Cara menghitung Area Di Bawah Kurva (AUC), atau statistik-c, dengan tangan


78

Saya tertarik menghitung area di bawah kurva (AUC), atau c-statistik, dengan tangan untuk model regresi logistik biner.

Misalnya, dalam dataset validasi, saya memiliki nilai sebenarnya untuk variabel dependen, retensi (1 = dipertahankan; 0 = tidak dipertahankan), serta status retensi yang diprediksi untuk setiap pengamatan yang dihasilkan oleh analisis regresi saya menggunakan model yang dibangun menggunakan set pelatihan (ini akan berkisar dari 0 hingga 1).

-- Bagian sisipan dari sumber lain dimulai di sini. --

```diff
@@ -424,22 +456,16 @@
         const int mvx = lfirst ? m.z : m.x, mvy = lfirst ? m.w : m.y;
         st.issue(refs.p[lfirst ? u.ref1 : u.ref0].y, rsy, rpw, rph, bx + (mvx >> 4) - 2, by + (mvy >> 4) - 2, c);
     }
-    if (cact) {
-        const ovhip_pic &rp = refs.p[cl ? u.ref1 : u.ref0];
-        const int mvx = cl ? cm.z : cm.x, mvy = cl ? cm.w : cm.y;
-        AffStage<7> cst;
-        cst.issue(ccomp ? rp.cr : rp.cb, rp.stride_c, rp.w >> 1, rp.h >> 1, cbx + (mvx >> 5) - 1, cby + (mvy >> 5) - 1, cc);
-        coff = cst.park(rp.stride_c, rp.w >> 1, rp.h >> 1, cc, s_cwin[cl][cwi]);
-    }
+    AffStage<7> cst;
     bool prof[2];
-    int pdx[2][4], pdy[2][4];
+    int pd[2][4];
 #pragma unroll
     for (int l = 0; l < 2; ++l) {
         prof[l] = act && (u.dir & (1 << l)) && (u.flags & OVHIP_AFF_PROF) && (u.dir != 3 || ((u.prof_dir >> l) & 1));
         if (prof[l]) {
             const int16_t *pt = reinterpret_cast<const int16_t *>(side + u.prof_off) + 32 * l;
 #pragma unroll
-            for (int j = 0; j < 4; ++j) { pdx[l][j] = pt[4 * j + c]; pdy[l][j] = pt[16 + 4 * j + c]; }
+            for (int j = 0; j < 4; ++j) pd[l][j] = (int)((uint32_t)(uint16_t)pt[4 * j + c] | ((uint32_t)(uint16_t)pt[16 + 4 * j + c] << 16));
         }
     }
     OV_APHASE(2);
@@ -454,6 +480,11 @@
         if (on) off = st.park(rsy, rpw, rph, c, s_win[sb]);
         if (l == 0 && u.dir == 3 && act)
             st.issue(refs.p[u.ref1].y, rsy, rpw, rph, bx + (m.z >> 4) - 2, by + (m.w >> 4) - 2, c);
+        if (l == 1 && cact) {
+            const ovhip_pic &rp = refs.p[cl ? u.ref1 : u.ref0];
+            const int cmvx = cl ? cm.z : cm.x, cmvy = cl ? cm.w : cm.y;
+            cst.issue(ccomp ? rp.cr : rp.cb, rp.stride_c, rp.w >> 1, rp.h >> 1, cbx + (cmvx >> 5) - 1, cby + (cmvy >> 5) - 1, cc);
+        }
         __syncthreads();
         if (on) {
             int tp[3];
@@ -466,7 +497,50 @@
                 for (int o = 0; o < 4; ++o) s_ht[sb][o * AHS + r] = (int16_t)(out[o] >> (OV_BD - 8));
             }
         }
-        if (l == 0 && cact) {
+        __syncthreads();
+        if (on) {
+            int tp[3], d[5];
+            load_taps<3>(g_taps.luma6[mvy & 15], tp);
+            const int *q = reinterpret_cast<const int *>(s_ht[sb] + c * AHS);
+#pragma unroll
+            for (int j = 0; j < 5; ++j) d[j] = q[j];
+            fir4<6>(d, tp, P[l]);
+#pragma unroll
+            for (int o = 0; o < 4; ++o) P[l][o] >>= 6;
+        }
+        if (prof[l]) {
+            const int ex = (mvx & 15) >> 3, ey = (mvy & 15) >> 3;
+            const uint16_t *wp = s_win[sb] + (1 + ey) * AWS + off + 1 + ex;
+            prof_fill(s_t[sb], c, P[l], [wp](int i, int j) { return (int)wp[j * AWS + i]; });
+        }
+        __syncthreads();
+        if (prof[l]) {
+            int pdx[4], pdy[4];
+#pragma unroll
+            for (int j = 0; j < 4; ++j) { pdx[j] = (int16_t)pd[l][j]; pdy[j] = pd[l][j] >> 16; }
+            prof_refine(s_t[sb], c, pdx, pdy, P[l]);
+        }
+    }
+    OV_APHASE(4);
+    if (act) {
+        const Combine cmb = mc_combine_of(BiMode{ ((u.ident_l >> sb) & 1) ? 2 : u.dir, u.w0, u.w1 });
+        uint16_t *d = dst.y + ov_rowoff(by, dst.stride_y) + bx + c;
+#pragma unroll
+        for (int j = 0; j < 4; ++j) {
+            int v = mc_combine(cmb, P[0][j], P[1][j]);
+            if ((u.flags & OVHIP_AFF_LMCS) && lmcs_fwd) v = lmcs_fwd[v];
+            d[j * dst.stride_y] = (uint16_t)v;
+        }
+    }
+    OV_APHASE(5);
+    if (do_c) {
+        __syncthreads();
+        if (cact) {
+            const ovhip_pic &rp = refs.p[cl ? u.ref1 : u.ref0];
+            coff = cst.park(rp.stride_c, rp.w >> 1, rp.h >> 1, cc, s_cwin[cl][cwi]);
+        }
+        __syncthreads();
+        if (cact) {
             const int cmvx = cl ? cm.z : cm.x;
             int tp[2];
             load_taps<2>(g_taps.chroma[cmvx & 31], tp);
@@ -479,36 +553,7 @@
             }
         }
         __syncthreads();
-        if (on) {
-            int tp[3], d[5];
-            load_taps<3>(g_taps.luma6[mvy & 15], tp);
-            const int *q = reinterpret_cast<const int *>(s_ht[sb] + c * AHS);
-#pragma unroll
-            for (int j = 0; j < 5; ++j) d[j] = q[j];
-            fir4<6>(d, tp, P[l]);
-#pragma unroll
-            for (int o = 0; o < 4; ++o) P[l][o] >>= 6;
-        }
-        if (prof[l]) {
-            const int ex = (mvx & 15) >> 3, ey = (mvy & 15) >> 3;
-            const uint16_t *wp = s_win[sb] + (1 + ey) * AWS + off + 1 + ex;
-            prof_fill(s_t[sb], c, P[l], [wp](int i, int j) { return (int)wp[j * AWS + i]; });
-        }
-        __syncthreads();
-        if (prof[l]) prof_refine(s_t[sb], c, pdx[l], pdy[l], P[l]);
-    }
-    OV_APHASE(4);
-    if (act) {
-        const Combine cmb = mc_combine_of(BiMode{ ((u.ident_l >> sb) & 1) ? 2 : u.dir, u.w0, u.w1 });
-        uint16_t *d = dst.y + ov_rowoff(by, dst.stride_y) + bx + c;
-#pragma unroll
-        for (int j = 0; j < 4; ++j) {
-            int v = mc_combine(cmb, P[0][j], P[1][j]);
-            if ((u.flags & OVHIP_AFF_LMCS) && lmcs_fwd) v = lmcs_fwd[v];
-            d[j * dst.stride_y] = (uint16_t)v;
-        }
-    }
-    OV_APHASE(5);
+    }
     if (do_c && lane < 32 && cblk < ncb) {
         int Pc[2][4] = { { 0, 0, 0, 0 }, { 0, 0, 0, 0 } };
 #pragma unroll
@@ -567,6 +612,7 @@
                                               const int32_t *__restrict__ side, const uint16_t *__restrict__ lmcs_fwd)
 {
     __shared__ __attribute__((aligned(16))) char lds[MCX_LDS > MCA_LDS ? MCX_LDS : MCA_LDS];
+    static_assert(sizeof(lds) <= MC_UNIT_LDS_STEP, "k_mcxa must stay under the 24-per-CU step of LDS");
     if (blockIdx.x < n_a) mca_units(dst, refs, aunits, n_a, side, lmcs_fwd, blockIdx.x, lds);
     else                  mcx_units<false>(dst, refs, xunits, n_x, lmcs_fwd, mv_out, blockIdx.x - n_a, lds);
 }
diff --git a/openvvc_amd/csrc/kernels_output.hip b/openvvc_amd/csrc/kernels_output.hip
--- a/openvvc_amd/csrc/kernels_output.hip
+++ b/openvvc_amd/csrc/kernels_output.hip
@@ -148,24 +148,38 @@
     h[0] = mix_fin(h[0]); h[1] = mix_fin(h[1]); h[2] = mix_fin(h[2]); h[3] = mix_fin(h[3]);
     h[0] += h[1]; h[2] += h[3]; h[0] += h[2]; h[1] += h[0]; h[2] += h[0]; h[3] += h[0];
 }
-__device__ __forceinline__ void mix_samples(const uint16_t *src, int n, uint32_t h[4])
-{
-    mix_begin(h, (uint32_t)n);
-    int s = 0;
-    if (((uintptr_t)src & 15) == 0) {
-        const uint4 *s128 = reinterpret_cast<const uint4 *>(src);
-        for (; s + 8 <= n; s += 8) {
-            const uint4 v = s128[s >> 3];
-            MIX_STEP(h[0], v.x); MIX_STEP(h[1], v.y); MIX_STEP(h[2], v.z); MIX_STEP(h[3], v.w);
+__device__ __forceinline__ void mix_samples_quad(const uint16_t *src, int n, int j, uint32_t h[4])
+{
+    uint32_t hj = j == 0 ? 0x67452301u ^ (uint32_t)n : (j == 1 ? 0xefcdab89u : (j == 2 ? 0x98badcfeu : 0x10325476u));
+    const int nfull = n >> 1;
+    int k = j;
+    if (((uintptr_t)src & 3) == 0) {
+        const uint32_t *p = reinterpret_cast<const uint32_t *>(src);
+        for (; k + 28 < nfull; k += 32) {
+            uint32_t w[8];
+#pragma unroll
+            for (int t = 0; t < 8; ++t) w[t] = p[k + 4 * t];
+#pragma unroll
+            for (int t = 0; t < 8; ++t) MIX_STEP(hj, w[t]);
         }
+        for (; k < nfull; k += 4) MIX_STEP(hj, p[k]);
     } else {
-        for (; s + 8 <= n; s += 8) {
-#pragma unroll
-            for (int j = 0; j < 4; ++j) MIX_STEP(h[j], (uint32_t)src[s + 2 * j] | ((uint32_t)src[s + 2 * j + 1] << 16));
+        for (; k + 12 < nfull; k += 16) {
+            uint32_t w[4];
+#pragma unroll
+            for (int t = 0; t < 4; ++t) w[t] = (uint32_t)src[2 * (k + 4 * t)] | ((uint32_t)src[2 * (k + 4 * t) + 1] << 16);
+#pragma unroll
+            for (int t = 0; t < 4; ++t) MIX_STEP(hj, w[t]);
         }
-    }
-    for (int j = 0; s < n; s += 2, ++j) MIX_STEP(h[j], (uint32_t)src[s] | (s + 1 < n ? (uint32_t)src[s + 1] << 16 : 0u));
-    mix_end(h);
+        for (; k < nfull; k += 4) MIX_STEP(hj, (uint32_t)src[2 * k] | ((uint32_t)src[2 * k + 1] << 16));
+    }
+    if ((n & 1) && k == nfull) MIX_STEP(hj, (uint32_t)src[n - 1]);
+    hj = mix_fin(hj);
+    h[0] = (uint32_t)__builtin_amdgcn_update_dpp(0, (int)hj, 0x00 , 0xf, 0xf, false);
+    h[1] = (uint32_t)__builtin_amdgcn_update_dpp(0, (int)hj, 0x55 , 0xf, 0xf, false);
+    h[2] = (uint32_t)__builtin_amdgcn_update_dpp(0, (int)hj, 0xaa , 0xf, 0xf, false);
+    h[3] = (uint32_t)__builtin_amdgcn_update_dpp(0, (int)hj, 0xff , 0xf, 0xf, false);
+    h[0] += h[1]; h[2] += h[3]; h[0] += h[2]; h[1] += h[0]; h[2] += h[0]; h[3] += h[0];
 }
 __device__ __forceinline__ void mix_digests(const uint32_t *w, int nd, uint32_t h[4])
 {
@@ -188,7 +202,7 @@
 #define DG_SEG   256
 #define DG_BAND  8
 #define DG_MAXSEG 64
-#define DG_NT    128
+#define DG_NT    256
 __global__ __launch_bounds__(DG_NT) void k_output_tree_md5(OutGeom g, uint32_t nb0, uint32_t nb1, uint8_t *__restrict__ digests)
 {
     __shared__ uint32_t s_d0[DG_BAND * DG_MAXSEG * 4];
@@ -198,12 +212,12 @@
     const int r0 = (int)(band - (c == 2 ? nb0 + nb1 : (c == 1 ? nb0 : 0))) * DG_BAND;
     const int nrows = min(DG_BAND, g.h[c] - r0), w = g.w[c], nseg = (w + DG_SEG - 1) / DG_SEG;
     const int tid = threadIdx.x;
-    for (int i = tid; i < nrows * nseg; i += DG_NT) {
+    const int j = tid & 3;
+    for (int i = tid >> 2; i < nrows * nseg; i += DG_NT / 4) {
         const int r = i / nseg, k = i - r * nseg;
         uint32_t h[4];
-        mix_samples(g.src[c] + (size_t)(r0 + r) * g.stride[c] + k * DG_SEG, min(DG_SEG, w - k * DG_SEG), h);
-        uint32_t *o = s_d0 + (r * DG_MAXSEG + k) * 4;
-        o[0] = h[0]; o[1] = h[1]; o[2] = h[2]; o[3] = h[3];
+        mix_samples_quad(g.src[c] + (size_t)(r0 + r) * g.stride[c] + k * DG_SEG, min(DG_SEG, w - k * DG_SEG), j, h);
+        s_d0[(r * DG_MAXSEG + k) * 4 + j] = j == 0 ? h[0] : (j == 1 ? h[1] : (j == 2 ? h[2] : h[3]));
     }
     __syncthreads();
     if (tid < nrows) {
```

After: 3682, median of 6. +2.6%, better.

Pikiran awal saya adalah untuk mengidentifikasi jumlah "benar" klasifikasi model dan hanya membagi jumlah pengamatan "benar" dengan jumlah total pengamatan untuk menghitung statistik-c. Dengan "benar", jika status retensi sebenarnya dari pengamatan = 1 dan status retensi yang diprediksi adalah> 0,5 maka itu adalah klasifikasi "benar". Selain itu, jika status retensi sebenarnya dari pengamatan = 0 dan status retensi yang diprediksi adalah <0,5 maka itu juga merupakan klasifikasi "benar". Saya berasumsi "dasi" akan terjadi ketika nilai prediksi = 0,5, tetapi fenomena itu tidak terjadi dalam dataset validasi saya. Di sisi lain, klasifikasi "salah" akan menjadi jika status retensi sebenarnya dari pengamatan = 1 dan status retensi yang diprediksi adalah <0. 5 atau jika status retensi sebenarnya untuk hasil = 0 dan status retensi yang diprediksi adalah> 0,5. Saya mengetahui TP, FP, FN, TN, tetapi tidak mengetahui bagaimana menghitung c-statistik yang diberikan informasi ini.

Jawaban:


115

Saya akan merekomendasikan makalah Hanley & McNeil 1982 ' Makna dan penggunaan area di bawah kurva karakteristik operasi penerima (ROC) '.

Contoh

Mereka memiliki tabel status penyakit dan hasil tes berikut (sesuai dengan, misalnya, perkiraan risiko dari model logistik). Angka pertama di sebelah kanan adalah jumlah pasien dengan status penyakit sebenarnya 'normal' dan nomor kedua adalah jumlah pasien dengan status penyakit sebenarnya 'tidak normal':

(1) Pasti normal: 33/3
(2) Mungkin normal: 6/2
(3) dipertanyakan: 6/2
(4) Mungkin tidak normal: 11/11
(5) Jelas tidak normal: 2/33

Jadi ada total 58 pasien 'normal' dan '51' yang abnormal. Kita melihat bahwa ketika prediktornya 1, 'Pasti normal', pasien biasanya normal (berlaku untuk 33 dari 36 pasien), dan ketika 5, 'Pasti abnormal' pasien biasanya abnormal (benar untuk 33 pasien). 35 pasien), sehingga prediktor masuk akal. Tetapi bagaimana kita menilai pasien dengan skor 2, 3, atau 4? Apa yang kami tetapkan untuk menilai pasien sebagai tidak normal atau normal untuk menentukan sensitivitas dan spesifisitas tes yang dihasilkan.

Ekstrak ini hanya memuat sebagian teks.